◆ EXERCISE AIM
Which lines in the data below contain the word "sliced"? Copy each of them.

◆ EXERCISE DATA
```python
def load():
    global _lib
    if _lib is None:
        if not os.path.exists(_SO):
            raise RuntimeError(
                f"{_SO} is missing: the HIP extension has not been built "
                "(run `python __graft_entry__.py build` or `make -C <pkg>/csrc`). "
                "There is no CPU or PyTorch fallback for this operator.")
        lib = ctypes.CDLL(_SO)
        for name, argtypes in SIGNATURES.items():
            fn = getattr(lib, name)
            fn.argtypes = argtypes
            fn.restype = ctypes.c_int
        lib.dfx_abi_version.restype = ctypes.c_int
        lib.dfx_last_error.restype = ctypes.c_char_p
        _lib = lib
    return _lib


def abi_version():
    return load().dfx_abi_version()


def check(rc, what):
    if rc != 0:
        msg = load().dfx_last_error().decode() or f"error code {rc}"
        raise RuntimeError(f"{what}: {msg}")
```

### depth-fusion-in-transformer-based-video-object-detection_amd/dfx/ops.py

```python
import ctypes
import os

import torch

from . import _lib

_SUFFIX = {torch.float32: "f32", torch.float64: "f64"}
_HALF_SUFFIX = {torch.bfloat16: "bf16", torch.float16: "f16"}
ACT = {None: 0, "none": 0, "relu": 1, "gelu": 2}

USE_LEVEL_KERNEL = os.environ.get("DFX_MSDA_LEVEL", "1") == "1"
LEVEL_MIN_QUERIES = 1024
USE_LEVEL_BWD = os.environ.get("DFX_MSDA_LEVEL_BWD", "1") != "0"
LEVEL_BWD_MIN_QUERIES = 9600
USE_TILE_CONV = os.environ.get("DFX_TILE_CONV", "1") == "1"

def profile_start():
    _lib.load().dfx_profile_enable(1)


def reload_tuning():
    _lib.load().dfx_tuning_reload()


# ... 713 lines not shown
    @staticmethod
    def forward(ctx, q, k, v, drop, heads, scale):
        out, lse = mha_train_forward(q, k, v, heads, scale, drop)
        ctx.heads, ctx.scale = heads, scale
        ctx.save_for_backward(q, k, v, out, lse, drop)
        return out

    @staticmethod
    @torch.autograd.function.once_differentiable
    def backward(ctx, grad_output):
        q, k, v, out, lse, drop = ctx.saved_tensors
        need = ctx.needs_input_grad
        gq, gk, gv = mha_backward(grad_output.contiguous(), q, k, v, out, lse, ctx.heads, ctx.scale, drop, need_q=need[0],
                                  need_kv=need[1] or need[2])
        return gq, gk if need[1] else None, gv if need[2] else None, None, None, None


def mha(q, k, v, heads, scale, drop=None):
    if torch.is_grad_enabled() and (q.requires_grad or k.requires_grad or v.requires_grad):
        _mha_checks(q, k, v, heads)
        return _MhaFunction.apply(q, k, v, drop, heads, float(scale))
    if drop is not None:
        return mha_train_forward(q, k, v, heads, scale, drop)[0]
    B, Lq, Lk, E = _mha_checks(q, k, v, heads)
    out = torch.empty((B, Lq, E), dtype=torch.float32, device=q.device)
    _call("mha", "dfx_mha_f32", q.device, q.data_ptr(), q.stride(0), q.stride(1), k.data_ptr(), k.stride(0), k.stride(1),
          v.data_ptr(), v.stride(0), v.stride(1), out.data_ptr(), Lq * E, E, B, heads, Lq, Lk, float(scale))
    return out


def box_refine(delta, reference, eps=1e-5):
    delta, reference = delta.contiguous(), reference.contiguous()
    _check_inputs([("delta", delta), ("reference", reference)])
    rd = reference.shape[-1]
    _require(delta.shape[-1] == 4 and rd in (2, 4) and delta.shape[:-1] == reference.shape[:-1]
             and delta.dtype == torch.float32 and reference.dtype == torch.float32,
             "box_refine: delta [...,4], reference [...,2|4], fp32")
    out = torch.empty_like(delta)
    _call("box_refine", "dfx_box_refine_f32", delta.device, delta.data_ptr(), reference.data_ptr(), rd, out.data_ptr(),
          delta.numel() // 4, float(eps))
    return out


def add_layernorm(x, residual, norm):
    C = x.shape[-1]
    x2 = x.contiguous()
    named = [("x", x2), ("weight", norm.weight), ("bias", norm.bias)]
    if residual is not None:
        residual = residual.contiguous()
        named.append(("residual", residual))
        _require(residual.shape == x2.shape, "residual must match x")
    _check_inputs(named)
    _require(x2.dtype == torch.float32 and norm.weight.numel() == C, "add_layernorm: fp32, LayerNorm over the last dim")
    out = torch.empty_like(x2)
    _call("add_layernorm", "dfx_add_layernorm_f32", x2.device, x2.data_ptr(), _ptr(residual), norm.weight.data_ptr(),
          norm.bias.data_ptr(), out.data_ptr(), x2.numel() // C, C, float(norm.eps))
    return out


def bias_relu_maxpool(x, bias):
    _check_inputs([("x", x), ("bias", bias)])
    _require(x.dtype == torch.float32 and x.dim() == 4 and bias.numel() == x.shape[1], "bias_relu_maxpool: fp32 NCHW")
    N, C, H, W = x.shape
    out = torch.empty((N, C, (H + 1) // 2, (W + 1) // 2), dtype=x.dtype, device=x.device)
    _call("bias_relu_maxpool", "dfx_bias_relu_maxpool_f32", x.device, x.data_ptr(), bias.data_ptr(), out.data_ptr(), N, C, H, W)
    return out


class ConvPlan:
    WINO_MAX_ELEMENTS = 1 << 30

    def __init__(self, weight, bias=None, stride=1, padding=0, dilation=1, act=None, scale=None, algo=None, groups=1,
                 padding_mode="zeros"):
        _require(weight.is_cuda and weight.dtype == torch.float32 and weight.dim() == 4, "ConvPlan: fp32 CUDA weight [Co,Ci,kh,kw]")
        for nm, v in (("stride", stride), ("padding", padding), ("dilation", dilation)):
            _require(not isinstance(v, (tuple, list)) or len(set(int(e) for e in v)) == 1,
                     f"ConvPlan: {nm} must be the same along both axes (got {tuple(v) if isinstance(v, (tuple, list)) else v})")
        stride, padding, dilation = (v[0] if isinstance(v, (tuple, list)) else v for v in (stride, padding, dilation))
        Co, Ci, kh, kw = weight.shape
        _require(groups == 1 and padding_mode == "zeros", "ConvPlan: grouped convolutions / non-zero padding modes are not covered")
        _require(kh <= 32 and kw <= 32, "ConvPlan: kernel sides up to 32")
        self.Co, self.Ci, self.kh, self.kw = Co, Ci, kh, kw
        self.stride, self.padding, self.dilation, self.act = int(stride), int(padding), int(dilation), ACT[act]
        self.bias = None if bias is None else bias.detach().float().contiguous()
        wino_ok = kh == 3 and kw == 3 and stride == 1 and padding == dilation and Ci % 8 == 0 and Co % 64 == 0
        tile_ok = bool(_lib.load().dfx_conv2d_tile_fits(Ci, Co, kh, kw, int(stride), int(dilation)))
        self.algo = algo or ("wino" if wino_ok else "tile" if (tile_ok and Ci <= 4 and USE_TILE_CONV) else "igemm")
        _require(self.algo != "wino" or wino_ok, "ConvPlan: geometry not covered by the Winograd kernel")
        _require(self.algo != "tile" or tile_ok, "ConvPlan: geometry not covered by the tile kernel")
        w = weight.detach().contiguous()
        if self.algo == "wino":
            self.u = torch.empty(16 * Co * Ci, dtype=torch.float32, device=w.device)
            sc = None if scale is None else scale.detach().float().contiguous()
            _call("wino_weights", "dfx_wino_weights_f32", w.device, w.data_ptr(), _ptr(sc), self.u.data_ptr(), Co, Ci)
        else:
            if scale is not None:
                w = w * scale.detach().reshape(-1, 1, 1, 1)
            K = kh * kw * Ci
            Kpad = (K + 15) // 16 * 16
            _require(kh * kw <= 64, "ConvPlan: at most 64 taps")
            wp = torch.zeros(Co, Kpad, dtype=torch.float32, device=w.device)
            wp[:, :K] = w.permute(0, 2, 3, 1).reshape(Co, K)
            self.wp, self.Kpad, self.K, self._tabs = wp, Kpad, K, {}

    def _ktab(self, H, W, device):
        key = (H, W, str(device))
        if key not in self._tabs:
            ky, kx, ci = torch.meshgrid(torch.arange(self.kh), torch.arange(self.kw), torch.arange(self.Ci), indexing="ij")
            tab = torch.zeros((self.Kpad, 2), dtype=torch.int32)
            tab[:, 0] = -1
            tab[:self.K, 0] = (ky * self.kw + kx).reshape(-1).to(torch.int32)
            tab[:self.K, 1] = ((ci * (H * W) + ky * self.dilation * W + kx * self.dilation) * 4).reshape(-1).to(torch.int32)
            self._tabs[key] = tab.to(device)
        return self._tabs[key]

    def out_size(self, H, W):
        eff_h, eff_w = (self.kh - 1) * self.dilation + 1, (self.kw - 1) * self.dilation + 1
        return (H + 2 * self.padding - eff_h) // self.stride + 1, (W + 2 * self.padding - eff_w) // self.stride + 1

    def __call__(self, x):
        _require(x.is_cuda and x.dtype == torch.float32 and x.dim() == 4 and x.shape[1] == self.Ci,
                 "conv: x must be a CUDA fp32 tensor [N,Ci,H,W] (no CPU path)")
        N, _, H, W = x.shape
        sliced = (self.algo in ("igemm", "tile") and not x.is_contiguous() and x.stride(3) == 1 and x.stride(2) == W
                  and x.stride(1) == H * W and x.stride(0) >= self.Ci * H * W)
        image_stride = x.stride(0) if sliced else 0
        if not sliced:
            x = x.contiguous()
        Ho, Wo = self.out_size(H, W)
        y = torch.empty((N, self.Co, Ho, Wo), dtype=torch.float32, device=x.device)
        step = N
        if self.algo == "wino" and N * self.Ci * H * W >= self.WINO_MAX_ELEMENTS:
            step = max(1, (self.WINO_MAX_ELEMENTS - 1) // (self.Ci * H * W))
        if self.algo == "tile":
            step = max(1, min(N, ((1 << 30) - 4) // max(image_stride, self.Ci * H * W)))
        with _on(x.device):
            for n0 in range(0, N, step):
                n1 = min(N, n0 + step)
                xs, ys = x[n0:n1], y[n0:n1]
                if self.algo == "wino":
                    _call("conv wino", "dfx_conv3x3_wino_f32", x.device, xs.data_ptr(), self.u.data_ptr(), _ptr(self.bias),
                          ys.data_ptr(), n1 - n0, self.Ci, H, W, self.Co, self.dilation, self.act)
                elif self.algo == "tile":
                    _call("conv tile", "dfx_conv2d_tile_f32", x.device, xs.data_ptr(), self.wp.data_ptr(), _ptr(self.bias),
                          ys.data_ptr(), n1 - n0, self.Ci, H, W, self.Co, Ho, Wo, self.Kpad, self.kh, self.kw, self.stride,
                          self.padding, self.act, image_stride)
                else:
                    _call("conv igemm", "dfx_conv2d_igemm_f32", x.device, xs.data_ptr(), self.wp.data_ptr(),
                          self._ktab(H, W, x.device).data_ptr(), _ptr(self.bias), ys.data_ptr(), n1 - n0, self.Ci, H, W, self.Co,
                          Ho, Wo, self.Kpad, self.kh, self.kw, self.stride, self.padding, self.dilation, self.act, image_stride)
        return y


def group_norm(x, norm, tokens_out=False):
    _check_inputs([("x", x), ("weight", norm.weight), ("bias", norm.bias)])
    _require(x.dtype == torch.float32 and x.dim() == 4 and x.shape[1] == norm.num_channels, "group_norm: fp32 NCHW")
    N, C, H, W = x.shape
    stats = torch.empty(N * norm.num_groups * 2, dtype=torch.float32, device=x.device)
    y = torch.empty((N, H * W, C) if tokens_out else (N, C, H, W), dtype=torch.float32, device=x.device)
    _call("group_norm", "dfx_group_norm_f32", x.device, x.data_ptr(), norm.weight.data_ptr(), norm.bias.data_ptr(),
          stats.data_ptr(), y.data_ptr(), N, C, H * W, norm.num_groups, float(norm.eps), int(bool(tokens_out)))
    return y.transpose(1, 2).unflatten(2, (H, W)) if tokens_out else y
```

◆ TASK RESULT
        sliced = (self.algo in ("igemm", "tile") and not x.is_contiguous() and x.stride(3) == 1 and x.stride(2) == W
        image_stride = x.stride(0) if sliced else 0
        if not sliced:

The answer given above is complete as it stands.